Unboxing the iPad is a familiar experience: Nothing has changed since last year. Inside the box is the iPad, a wall charger, the USB connection cable and a printed welcome packet that includes a SIM card ejection tool on the 4G models.

You immediately notice the difference when you turn on the iPad. From the startup Apple logo to the Setup Assistant, colors are more vibrant and graphics noticeably sharper. Having used the iPad 2 for a year now -- and even though I knew the screen was improved -- I was still confounded by how noticeably different the new 2048-x-1536-pixel backlit IPS LED screen is.

Apple calls it a Retina display, which is basically a marketing term for "Damn, that screen is amazing." (Apple offers an even sharper, but smaller, Retina display on the iPhone 4 and iPhone 4S.) The new iPad condenses four times the number of pixels into the same 9.7-in. screen as the iPad 2. The new display also offers 44% better color saturation, according to Apple, and that shows when you play high-def video. Put another way, the 3.1 million pixels packed into the new iPad's display is a million pixels more than your 1080p HDTV has.

Numbers don't impress me, but the results do: The display is gorgeous, with on-screen elements looking like backlit photos rather than objects on a computer screen. High-megapixel photos and 1080p videos look fantastic, even film-like, but you'll notice the difference the most with text: Websites like the New York Times no longer require zooming in to read on-screen text; comic book apps can display entire pages full-screen without the requisite zoom and pans; text-heavy apps like iBooks and Kindle now look like backlit magazine pages.

While watching me compare the iPad 2 and the new iPad, a friend said seeing the Retina display was like "putting on prescription glasses for the first time." It really is just like that.

To power all 3.1 million pixels, the new iPad offers beefed-up specs: It has 1GB of RAM (double the last model's 512MB) and, not surprisingly, better graphics from Apple's A5X chipset.

If you're like me, specs matter less than the user experience, which is where Apple's new iPad excels: Despite the massively higher resolution and graphics demands of the Retina display, the new iPad remains as responsive as ever. Games play without hiccups, application load times haven't increased at all, and scrolling remains as smooth as before.

iPad screens compared
Putting the new iPad (left) and the iPad 2 screens beside each other displaying the same image shows how much better the new 'Retina' display is. (Image: Michael deAgonia.)

Most remarkable? There's no appreciable decline in battery life. Apple predicts nine hours on battery over LTE, and 10 hours for most scenarios. My own (unofficial) tests clock the new iPad's battery life at a little less than the iPad 2, but that model didn't have LTE or a Retina display.

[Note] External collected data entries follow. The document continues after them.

template <int TPG>
__device__ __forceinline__ void slot_put(float* S, int tid, int nthr, const float (&v)[TPG]) {
    if constexpr (TPG % 4 == 0) {
#pragma unroll
        for (int j = 0; j < TPG / 4; ++j) {
            lds_f4 q;
            q.x = v[4 * j]; q.y = v[4 * j + 1]; q.z = v[4 * j + 2]; q.w = v[4 * j + 3];
            static_cast<lds_f4*>(__builtin_assume_aligned(S, 16))[j * nthr + tid] = q;
        }
    } else {
#pragma unroll
        for (int k = 0; k < TPG; ++k) S[k * nthr + tid] = v[k];
    }
}
template <int TPG>
__device__ __forceinline__ void slot_get(const float* S, int tid, int nthr, float (&v)[TPG]) {
    if constexpr (TPG % 4 == 0) {
#pragma unroll
        for (int j = 0; j < TPG / 4; ++j) {
            const lds_f4 q = static_cast<const lds_f4*>(__builtin_assume_aligned(S, 16))[j * nthr + tid];
            v[4 * j] = q.x; v[4 * j + 1] = q.y; v[4 * j + 2] = q.z; v[4 * j + 3] = q.w;
        }
    } else {
#pragma unroll
        for (int k = 0; k < TPG; ++k) v[k] = S[k * nthr + tid];
    }
}

template <int TPG, bool BAND, int KIND, bool SB, int NU, int ND, int TP>
__device__ __forceinline__ float lds_apply(LdsCtx<TPG, BAND, NU, ND, TP>& c, const float (&v)[TPG], float (&av)[TPG], const float (&dc)[TPG],
                                           float c2, typename LdsCtx<TPG, BAND, NU, ND, TP>::Rows& R) {
    typedef LdsCtx<TPG, BAND, NU, ND, TP> Ctx;
    if constexpr (Ctx::UNI) {
        if (KIND == 1) {
#pragma unroll
            for (int u = 0; u < Ctx::NDO; ++u) MG_PIN_V(R.d[u]);
#pragma unroll
            for (int u = 0; u < LDS_NLEAD; ++u) MG_PIN_V(R.t[u]);
        } else if (KIND == 2) {
#pragma unroll
            for (int u = 0; u < NU; ++u) MG_PIN_V(R.u[u]);
        }
    }
    if (KIND == 1 && !BAND) MG_PIN_V(c.wdiag);
    float l[TPG];
#pragma unroll
    for (int k = 0; k < TPG; ++k) l[k] = 0.f;
    if (KIND == 1) {
        if constexpr (BAND) {
            float q[TPG];
            c.op_ldr(c.P, v, q, R);
            if (SB) __syncthreads();
            c.template put<+1>(c.Q, q);
            __syncthreads();
            c.op_ldrt(c.Q, q, l, R);
        } else {
            float q[TPG];
            {
                float acc[TPG];
                c.mul_wd(c.P, acc, R, v);
                const bool has_next = c.t0 + TPG < c.T;
                float vnext;
                if constexpr (TPG % 4 == 0) vnext = static_cast<const lds_f4*>(__builtin_assume_aligned(c.P + c.own() + (has_next ? TPG : 0), 16))[0].x;
                else vnext = c.P[c.own() + (has_next ? TPG : 0)];
#pragma unroll
                for (int k = 0; k + 1 < TPG; ++k) q[k] = v[k + 1] - acc[k];
                q[TPG - 1] = (has_next ? vnext : acc[TPG - 1]) - acc[TPG - 1];
            }
            if (SB) __syncthreads();
            lds_store<TPG>(c.Q + c.own(), q);
            __syncthreads();
            {
                float acc[TPG];
                c.mul_wdt(c.Q, acc, R, q);
                const bool has_prev = c.t0 > 0;
                float qprev;
                if constexpr (TPG % 4 == 0) qprev = static_cast<const lds_f4*>(__builtin_assume_aligned(c.Q + c.own() - (has_prev ? 4 : 0), 16))[0].w;
                else qprev = c.Q[c.own() - (has_prev ? 1 : 0)];
                l[0] = (has_prev ? qprev : 0.f) - acc[0];
#pragma unroll
                for (int k = 1; k < TPG; ++k) l[k] = q[k - 1] - acc[k];
            }
        }
    } else if (KIND == 2) {
        c.op_lu(c.P, v, l, R);
    }
    if constexpr (TPG % 2 == 0) {
#pragma unroll
        for (int j = 0; j < TPG / 2; ++j) {
            f2 r = mk2(dc[2 * j], dc[2 * j + 1]) * mk2(v[2 * j], v[2 * j + 1]);
            if (KIND != 0) r = __builtin_elementwise_fma(mk2(c2, c2), mk2(l[2 * j], l[2 * j + 1]), r);
            av[2 * j] = r.x; av[2 * j + 1] = r.y;
        }
    } else {
#pragma unroll
        for (int k = 0; k < TPG; ++k) av[k] = (KIND == 0) ? dc[k] * v[k] : __builtin_fmaf(c2, l[k], dc[k] * v[k]);
    }
    return dot<TPG>(v, av);
}
template <int TPG, bool BAND, int NU, int ND, int TP>
__device__ __forceinline__ void lds_diag(const LdsCtx<TPG, BAND, NU, ND, TP>& c, const float* dg, int hth, int t_in, float c1, float (&dc)[TPG]) {
    if (dg) {
        unsigned o = c.glb0();
        MG_PIN_V(o);
        float mv[TPG];
#pragma unroll
        for (int k = 0; k < TPG; ++k) mv[k] = ldg(dg, o + c.kN4[k]);
        MG_REQ_FENCE();
#pragma unroll
        for (int k = 0; k < TPG; ++k) dc[k] = (c.active ? mv[k] : 0.f) + c1;
    } else {
        const int lim = hth ? t_in - c.t0 : 0;
#pragma unroll
        for (int k = 0; k < TPG; ++k) dc[k] = (k < lim ? 1.f : 0.f) + c1;
    }
}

Apple pulled off this minor miracle by bumping the battery to 42.5 watt-hours, up from the iPad 2's 25 watt-hours. What I like most is that Apple didn't just dump a slightly bigger battery in the new iPad and call it a day. The iPad's uptime (and standby time) is part of its appeal, and it's clear that Apple engineers went out of their way to make sure battery life remained consistent with expectations. Besides weight, what's the other caveat to the 70% increase in watt-hours? The new iPad seems to need more time to reach a full charge.

In short, if Apple took a needed half-step back in terms of weight, charge time and size, it took a full step forward by delivering extremely advanced technology in this iPad without sacrificing battery life.